First we will look at a hand-written matrix multiplication. This implementation features several performance optimizations such as tiling to minimize data transfer from GPU RAM to the GPU processors and thus increasing arithmetic intensity and overall floating point performance.

cd $CUDA_SAMPLES/Samples/0_Introduction/matrixMul
make

We now have the executable matrixMul available. If we execute it,

./matrixMul

a matrix multiplication will be performed and the performance reported

[Matrix Multiply Using CUDA] - Starting...
GPU Device 0: "Volta" with compute capability 7.0

MatrixA(320,320), MatrixB(640,320)
Computing result using CUDA Kernel...
done
Performance= 2796.59 GFlop/s, Time= 0.047 msec, Size= 131072000 Ops, WorkgroupSize= 1024 threads/block
Checking computed result for correctness: Result = PASS

NOTE: The CUDA Samples are not meant for performance measurements. Results may vary when GPU Boost is enabled.

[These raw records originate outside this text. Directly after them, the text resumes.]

template <bool OVERLAP, bool SAMPLE, bool FILT = false, bool CONSTR = false>
__device__ __forceinline__ void attn_lstm_fwd_multi_body(const MFwdArgs& a, const int tile, const int part,
                                                         const pnmn::SamplingFilter& f = pnmn::SamplingFilter{1.f, 0, 1.f},
                                                         const pnmn::TokenAutomaton* aut = nullptr) {
    static_assert(SAMPLE || !CONSTR, "the automaton constrains the free-running modes only");
    extern __shared__ __attribute__((aligned(16))) char raw[];
    const int T = a.T, S = a.S;
    float* encl = reinterpret_cast<float*>(raw);
    float (*gl)[ROWS][GLD] = reinterpret_cast<float (*)[ROWS][GLD]>(encl + RW * S * H);
    float (*scl)[MAXS] = reinterpret_cast<float (*)[MAXS]>(&gl[4][0][0]);
    int* tokl = reinterpret_cast<int*>(&scl[RW][0]);
    float (*cpart)[4][H] = reinterpret_cast<float (*)[4][H]>(tokl + ROWS);
    float (*logl)[MAXV] = reinterpret_cast<float (*)[MAXV]>(&cpart[RW][0][0]);
    float* hst = &logl[ROWS][0];
    float* sink = hst + ROWS * H;

    const int tid = threadIdx.x, wave = tid >> 6, lane = tid & 63, li = lane & 15, g = lane >> 4;
    const int row0 = tile * ROWS, myrow0 = row0 + RW * part, u0 = UW * part;
    pnmn::Cluster cl;
    cl.start(a.sync + tile * pnmn::CLUSTER_COUNTER_STRIDE, MEMBERS);

    for (int i = tid; i < RW * S * (H / 4); i += 512) {
        const int rl = i / (S * (H / 4)), rem = i - rl * S * (H / 4);
        f32x4 v = f32x4{0.f, 0.f, 0.f, 0.f};
        if (myrow0 + rl < a.B) v = *reinterpret_cast<const f32x4*>(a.enc + (size_t)(myrow0 + rl) * S * H + 4 * rem);
        *reinterpret_cast<f32x4*>(encl + (size_t)rl * S * H + 4 * rem) = v;
    }
    const int gate = wave >> 1, ub = wave & 1;
    f32x4 wc[H / 16], wh[H / 16];
    {
        const int ntile = gate * (H / 16) + u0 / 16 + ub;
#pragma unroll
        for (int kb = 0; kb < H / 16; ++kb) {
            const size_t fo = ((size_t)(ntile * (H / 16) + kb) * 64 + lane) * 4;
            wc[kb] = *reinterpret_cast<const f32x4*>(a.w_c + fo);
            wh[kb] = *reinterpret_cast<const f32x4*>(a.w_hh + fo);
        }
    }
    if (tid < ROWS) tokl[tid] = a.start;
    const float row_mask = lane < S ? a.mask[(size_t)min(myrow0 + (wave >> 2), a.B - 1) * S + lane] : 0.f;
    float creg = 0.f;
    const int arow = min(row0 + li, a.B - 1);
    const int64_t* tf_row = (a.in_tokens && tid < ROWS) ? a.in_tokens + (size_t)min(row0 + tid, a.B - 1) * a.in_stride : nullptr;
    if (tf_row) tokl[tid] = (int)tf_row[0];

    constexpr int PARTF = ROWS * 64;
    const int s_row = tid >> 5, s_q = tid & 31;
    const int s_rowc = min(row0 + s_row, a.B - 1);
    const int s_off = (s_q >> 4) * PARTF + s_row * 64 + 4 * ((s_q & 15) ^ s_row);
    auto frags = [&](const float* tile_lds, const int p, f32x4 (&f)[4]) {
#pragma unroll
        for (int j = 0; j < 4; ++j) f[j] = *reinterpret_cast<const f32x4*>(tile_lds + p * PARTF + li * 64 + 4 * ((4 * j + g) ^ li));
    };
    auto mfma16 = [&](const f32x4 (&f)[4], const f32x4 (&w)[H / 16], const int p, f32x4& even, f32x4& odd) {
#pragma unroll
        for (int j = 0; j < 4; j += 2) {
            const int kb = p * 4 + j;
            even = __builtin_amdgcn_mfma_f32_16x16x4f32(f[j].x, w[kb].x, even, 0, 0, 0);
            odd = __builtin_amdgcn_mfma_f32_16x16x4f32(f[j + 1].x, w[kb + 1].x, odd, 0, 0, 0);
            even = __builtin_amdgcn_mfma_f32_16x16x4f32(f[j].y, w[kb].y, even, 0, 0, 0);
            odd = __builtin_amdgcn_mfma_f32_16x16x4f32(f[j + 1].y, w[kb + 1].y, odd, 0, 0, 0);
            even = __builtin_amdgcn_mfma_f32_16x16x4f32(f[j].z, w[kb].z, even, 0, 0, 0);
            odd = __builtin_amdgcn_mfma_f32_16x16x4f32(f[j + 1].z, w[kb + 1].z, odd, 0, 0, 0);
            even = __builtin_amdgcn_mfma_f32_16x16x4f32(f[j].w, w[kb].w, even, 0, 0, 0);
            odd = __builtin_amdgcn_mfma_f32_16x16x4f32(f[j + 1].w, w[kb + 1].w, odd, 0, 0, 0);
        }
    };

    auto stage_h = [&](const float* rows, const size_t row_stride) {
        const float* hsrc = rows + (size_t)s_rowc * row_stride + 4 * s_q;
        const f32x4 h_lo = *reinterpret_cast<const f32x4*>(hsrc), h_hi = *reinterpret_cast<const f32x4*>(hsrc + 128);
        *reinterpret_cast<f32x4*>(hst + s_off) = h_lo;
        *reinterpret_cast<f32x4*>(hst + s_off + 2 * PARTF) = h_hi;
    };
    if constexpr (OVERLAP) stage_h(a.h0, H);
    pnmn::AutomatonLds au{};
    int row_state[2] = {0, 0};
    if constexpr (CONSTR) au = pnmn::stage_automaton(reinterpret_cast<unsigned char*>(OVERLAP ? sink + 64 : hst), *aut);
    __syncthreads();

    for (int t = 0; t < T; ++t) {
        int zt = 0;
        asm volatile("" : "+v"(zt));
        f32x4 acc;
        f32x4 ph0 = f32x4{0.f, 0.f, 0.f, 0.f}, ph1 = ph0;
        auto load_inputs = [&] {
#pragma unroll
            for (int r = 0; r < 4; ++r) {
                const int rl = 4 * g + r, row = row0 + rl + zt;
                const int n = gate * H + u0 + 16 * ub + li;
                float v = 0.f;
                if (row < a.B) v = a.xe ? a.xe[((size_t)row * T + t) * G4 + n] : a.etable[(size_t)tokl[rl] * G4 + n];
                acc[r] = v;
            }
        };
        {
            const int rl = wave >> 2, q = wave & 3;
            const int row = myrow0 + rl + zt, rowc = min(row, a.B - 1);
            f32x4 hv;
            if constexpr (OVERLAP) {
                const int r = RW * part + rl;
                hv = *reinterpret_cast<const f32x4*>(hst + (lane >> 4) * PARTF + r * 64 + 4 * ((lane & 15) ^ r));
            } else {
                const float* hp = t > 0 ? a.hs + ((size_t)rowc * T + (t - 1)) * H : a.h0 + (size_t)rowc * H;
                hv = *reinterpret_cast<const f32x4*>(hp + 4 * lane);
            }
            const float* er = encl + (size_t)rl * S * H + 4 * lane;
            constexpr int NP = 4;
            int k_first = 0;
            if constexpr (OVERLAP) {
#pragma unroll
                for (int b = 0; b < 2; ++b) {
                    f32x4 ev[NP], hf[4];
                    float pk[NP];
#pragma unroll
                    for (int k = 0; k < NP; ++k) {
                        const int s = q + 4 * (NP * b + k);
                        ev[k] = *reinterpret_cast<const f32x4*>(er + (size_t)(s < S ? s : S - 1) * H);
                    }
                    frags(hst, b, hf);
                    mfma16(hf, wh, b, ph0, ph1);
#pragma unroll
                    for (int k = 0; k < NP; ++k) pk[k] = dot4(ev[k], hv);
#pragma unroll
                    for (int k = 0; k < NP; ++k) pk[k] = wsum(pk[k]);
#pragma unroll
                    for (int k = 0; k < NP; ++k) {
                        const int s = q + 4 * (NP * b + k);
                        float* dst = (lane == 0 && s < S) ? &scl[rl][s] : sink + lane;
                        *dst = pk[k];
                    }
                }
                k_first = 2 * NP;
            }
            {
                for (int k0 = k_first; q + 4 * k0 < S; k0 += NP) {
                    float part[NP];
#pragma unroll
                    for (int k = 0; k < NP; ++k) {
                        const int s = q + 4 * (k0 + k);
                        part[k] = s < S ? dot4(*reinterpret_cast<const f32x4*>(er + (size_t)s * H), hv) : 0.f;
                    }
#pragma unroll
                    for (int k = 0; k < NP; ++k) part[k] = wsum(part[k]);
#pragma unroll
                    for (int k = 0; k < NP; ++k)
                        if (lane == 0 && q + 4 * (k0 + k) < S) scl[rl][q + 4 * (k0 + k)] = part[k];
                }
            }
            __syncthreads();
            auto softmax = [&] {
                const float m = row_mask;
                const float v = (lane < S ? scl[rl][lane] : 0.f) * m;
                const float mx = wmax(lane < S ? v : -INFINITY);
                const float ex = lane < S ? expf(v - mx) : 0.f;
                const float p = ex / wsum(ex);
                const float qv = p * m;
                const float wgt = qv / (wsum(qv) + 1e-13f);
                if (lane < S) {
                    scl[rl][lane] = wgt;
                    if (row < a.B) a.probs[((size_t)row * T + t) * S + lane] = p;
                }
            };
            if constexpr (OVERLAP) {
                f32x4 hf[4];
                frags(hst, 2, hf);
                if (q == 0) {
                    mfma16(hf, wh, 2, ph0, ph1);
                    softmax();
                } else {
                    mfma16(hf, wh, 2, ph0, ph1);
                }
            } else {
                if (q == 0) softmax();
            }
            __syncthreads();
            f32x4 c4 = f32x4{0.f, 0.f, 0.f, 0.f};
            int s_first = q;
            if constexpr (OVERLAP) {
                constexpr int NC = 4;
                f32x4 ev[NC], hf[4];
                float wv[NC];
#pragma unroll
                for (int k = 0; k < NC; ++k) {
                    const int s = q + 4 * k, sc = s < S ? s : S - 1;
                    ev[k] = *reinterpret_cast<const f32x4*>(er + (size_t)sc * H);
                    const float w = scl[rl][sc];
                    wv[k] = s < S ? w : 0.f;
                }
                frags(hst, 3, hf);
                mfma16(hf, wh, 3, ph0, ph1);
#pragma unroll
                for (int k = 0; k < NC; ++k) c4 += ev[k] * wv[k];
                s_first = q + 4 * NC;
            }
            for (int s = s_first; s < S; s += 4) c4 += *reinterpret_cast<const f32x4*>(er + (size_t)s * H) * scl[rl][s];
            *reinterpret_cast<f32x4*>(&cpart[rl][q][4 * lane]) = c4;
            __syncthreads();
            const int rl2 = tid >> 8, k = tid & 255;
            const float cv = (cpart[rl2][0][k] + cpart[rl2][1][k]) + (cpart[rl2][2][k] + cpart[rl2][3][k]);
            if (myrow0 + rl2 < a.B) a.ctx[((size_t)(myrow0 + rl2 + zt) * T + t) * H + k] = cv;
        }
        cl.signal();
        cl.wait();

        const int tf_next = tf_row ? (int)tf_row[min(t + 1, T - 1)] : 0;
        if constexpr (OVERLAP) {
            float* cst = &cpart[0][0][0];
            const float* csrc = a.ctx + ((size_t)(s_rowc + zt) * T + t) * H + 4 * s_q;
            const f32x4 c_lo = *reinterpret_cast<const f32x4*>(csrc), c_hi = *reinterpret_cast<const f32x4*>(csrc + 128);
            load_inputs();
            *reinterpret_cast<f32x4*>(cst + s_off) = c_lo;
            *reinterpret_cast<f32x4*>(cst + s_off + 2 * PARTF) = c_hi;
            __syncthreads();
            f32x4 pc0 = f32x4{0.f, 0.f, 0.f, 0.f}, pc1 = pc0;
#pragma unroll
            for (int p = 0; p < 4; ++p) {
                f32x4 cf[4];
                frags(cst, p, cf);
                mfma16(cf, wc, p, pc0, pc1);
            }
            acc += (pc0 + pc1) + (ph0 + ph1);
        } else {
            load_inputs();
            constexpr int NB = 4, NPARTS = (H / 16) / NB, PART = 2 * ROWS * 64;
            float* stage = &cpart[0][0][0];
            const int s_tensor = tid >> 8, o_row = (tid >> 4) & 15, o_slot = tid & 15;
            const int o_rowc = min(row0 + o_row, a.B - 1);
            const float* s_src = (s_tensor == 0 ? a.ctx + ((size_t)o_rowc * T + t) * H
                                                : (t > 0 ? a.hs + ((size_t)o_rowc * T + (t - 1)) * H : a.h0 + (size_t)o_rowc * H)) + 4 * o_slot;
            float* s_dst = stage + (s_tensor * ROWS + o_row) * 64 + 4 * (o_slot ^ o_row);
            f32x4 sv = *reinterpret_cast<const f32x4*>(s_src);
            *reinterpret_cast<f32x4*>(s_dst) = sv;
            __syncthreads();
            f32x4 pc0 = f32x4{0.f, 0.f, 0.f, 0.f}, pc1 = pc0;
#pragma unroll
            for (int p = 0; p < NPARTS; ++p) {
                if (p + 1 < NPARTS) sv = *reinterpret_cast<const f32x4*>(s_src + (p + 1) * 64);
                const float* buf = stage + (p & 1) * PART;
                f32x4 ac[NB], ah[NB];
#pragma unroll
                for (int j = 0; j < NB; ++j) {
                    const int slot = (4 * j + g) ^ li;
                    ac[j] = *reinterpret_cast<const f32x4*>(buf + li * 64 + 4 * slot);
                    ah[j] = *reinterpret_cast<const f32x4*>(buf + (ROWS + li) * 64 + 4 * slot);
                }
                mfma16(ac, wc, p, pc0, pc1);
                mfma16(ah, wh, p, ph0, ph1);
                if (p + 1 < NPARTS) {
                    *reinterpret_cast<f32x4*>(s_dst + ((p + 1) & 1) * PART) = sv;
                    __syncthreads();
                }
            }
            acc += (pc0 + pc1) + (ph0 + ph1);
        }
#pragma unroll
        for (int r = 0; r < 4; ++r) gl[gate][4 * g + r][16 * ub + li] = acc[r];
        __syncthreads();
        {
            const int rl = tid >> 5, ul = tid & 31;
            const int row = row0 + rl + zt, u = u0 + ul;
            const float ig = sigm(gl[0][rl][ul]), fg = sigm(gl[1][rl][ul]);
            const float gg = tanhf(gl[2][rl][ul]), og = sigm(gl[3][rl][ul]);
            const float c = fg * creg + ig * gg;
            const float h = og * tanhf(c);
            creg = c;
            if (row < a.B) {
                const size_t o = ((size_t)row * T + t) * H + u;
                a.hs[o] = h;
                a.cs[o] = c;
                float* ar = a.act + ((size_t)row * T + t) * G4;
                ar[u] = ig;
                ar[H + u] = fg;
                ar[2 * H + u] = gg;
                ar[3 * H + u] = og;
            }
        }
        if (tf_row) tokl[tid] = tf_next;
        if (t + 1 == T && !SAMPLE) break;
        cl.signal();
        cl.wait();
        if constexpr (OVERLAP) {
            stage_h(a.hs + ((size_t)zt * T + t) * H, (size_t)T * H);
            __syncthreads();
        }

        if constexpr (SAMPLE) {
            const int V = a.V;
            if (16 * wave < V) {
                f32x4 lacc = f32x4{0.f, 0.f, 0.f, 0.f}, lodd = lacc;
                const int vn = 16 * wave + li;
                const bool vok = vn < V;
                const float* hp = a.hs + ((size_t)arow * T + t) * H + 4 * g;
                constexpr int NB = 4;
#pragma unroll
                for (int part = 0; part < (H / 16) / NB; ++part) {
                    f32x4 ah[NB], bp[NB];
                    if constexpr (OVERLAP) frags(hst, part, ah);
#pragma unroll
                    for (int j = 0; j < NB; ++j) {
                        const int kb = part * NB + j;
                        if constexpr (!OVERLAP) ah[j] = *reinterpret_cast<const f32x4*>(hp + kb * 16);
                        bp[j] = vok ? *reinterpret_cast<const f32x4*>(a.w_p + (size_t)vn * H + kb * 16 + 4 * g)
                                    : f32x4{0.f, 0.f, 0.f, 0.f};
                    }
#pragma unroll
                    for (int j = 0; j < NB; j += 2) {
                        lacc = __builtin_amdgcn_mfma_f32_16x16x4f32(ah[j].x, bp[j].x, lacc, 0, 0, 0);
                        lodd = __builtin_amdgcn_mfma_f32_16x16x4f32(ah[j + 1].x, bp[j + 1].x, lodd, 0, 0, 0);
                        lacc = __builtin_amdgcn_mfma_f32_16x16x4f32(ah[j].y, bp[j].y, lacc, 0, 0, 0);
                        lodd = __builtin_amdgcn_mfma_f32_16x16x4f32(ah[j + 1].y, bp[j + 1].y, lodd, 0, 0, 0);
                        lacc = __builtin_amdgcn_mfma_f32_16x16x4f32(ah[j].z, bp[j].z, lacc, 0, 0, 0);
                        lodd = __builtin_amdgcn_mfma_f32_16x16x4f32(ah[j + 1].z, bp[j + 1].z, lodd, 0, 0, 0);
                        lacc = __builtin_amdgcn_mfma_f32_16x16x4f32(ah[j].w, bp[j].w, lacc, 0, 0, 0);
                        lodd = __builtin_amdgcn_mfma_f32_16x16x4f32(ah[j + 1].w, bp[j + 1].w, lodd, 0, 0, 0);
                    }
                }
                lacc += lodd;
                const float bias = vok ? a.b_p[vn] : 0.f;
#pragma unroll
                for (int r = 0; r < 4; ++r) logl[4 * g + r][vn < MAXV ? vn : 0] = vok ? lacc[r] + bias : -INFINITY;
            }
            __syncthreads();
#pragma unroll
            for (int rr = 0; rr < 2; ++rr) {
                const int rl = 2 * wave + rr;
                const int row = row0 + rl;
                if (row >= a.B) continue;
                int choice;
                if constexpr (CONSTR) {
                    const auto set = pnmn::allowed_lanes(au, row_state[rr], T - 1 - t, V, a.pad, a.unk, a.start);
                    choice = pnmn::choose_row_token<FILT>(logl[rl], V, a.sample, a.pad, a.unk, a.start, a.seed,
                                                          a.row_offset + (uint64_t)row, (uint32_t)t, logl[rl], f, set);
                    row_state[rr] = pnmn::advance_row_state(au, row_state[rr], choice);
                } else {
                    choice = pnmn::choose_row_token<FILT>(logl[rl], V, a.sample, a.pad, a.unk, a.start, a.seed,
                                                          a.row_offset + (uint64_t)row, (uint32_t)t, logl[rl], f);
                }
                if (lane == 0) {
                    tokl[rl] = choice;
                    if (part == 0) a.tokens[(size_t)row * T + t] = choice;
                }
            }
            __syncthreads();
        }
    }
    cl.finish();
}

Compile and run matrix multiplication with CUBLAS library

Finally, let us look at a matrix multiplication that uses Nvidia’s CUBLAS library, which is a highly optimized version of the Basic Linear Algebra System for Nvidia GPUs.

cd $CUDA_SAMPLES/Samples/4_CUDA_Libraries/matrixMulCUBLAS
make

If we run the executable

./matrixMulCUBLAS

we should get following output:

[Matrix Multiply CUBLAS] - Starting...
GPU Device 0: "Volta" with compute capability 7.0

GPU Device 0: "Tesla V100-SXM2-32GB" with compute capability 7.0

MatrixA(640,480), MatrixB(480,320), MatrixC(640,320)
Computing result using CUBLAS...done.
Performance= 7032.97 GFlop/s, Time= 0.028 msec, Size= 196608000 Ops
Computing result using host CPU...done.
Comparing CUBLAS Matrix Multiply with CPU results: PASS

NOTE: The CUDA Samples are not meant for performance measurements. Results may vary when GPU Boost is enabled.

How does the performance compare to the hand written (but optimized) matrix multiplication?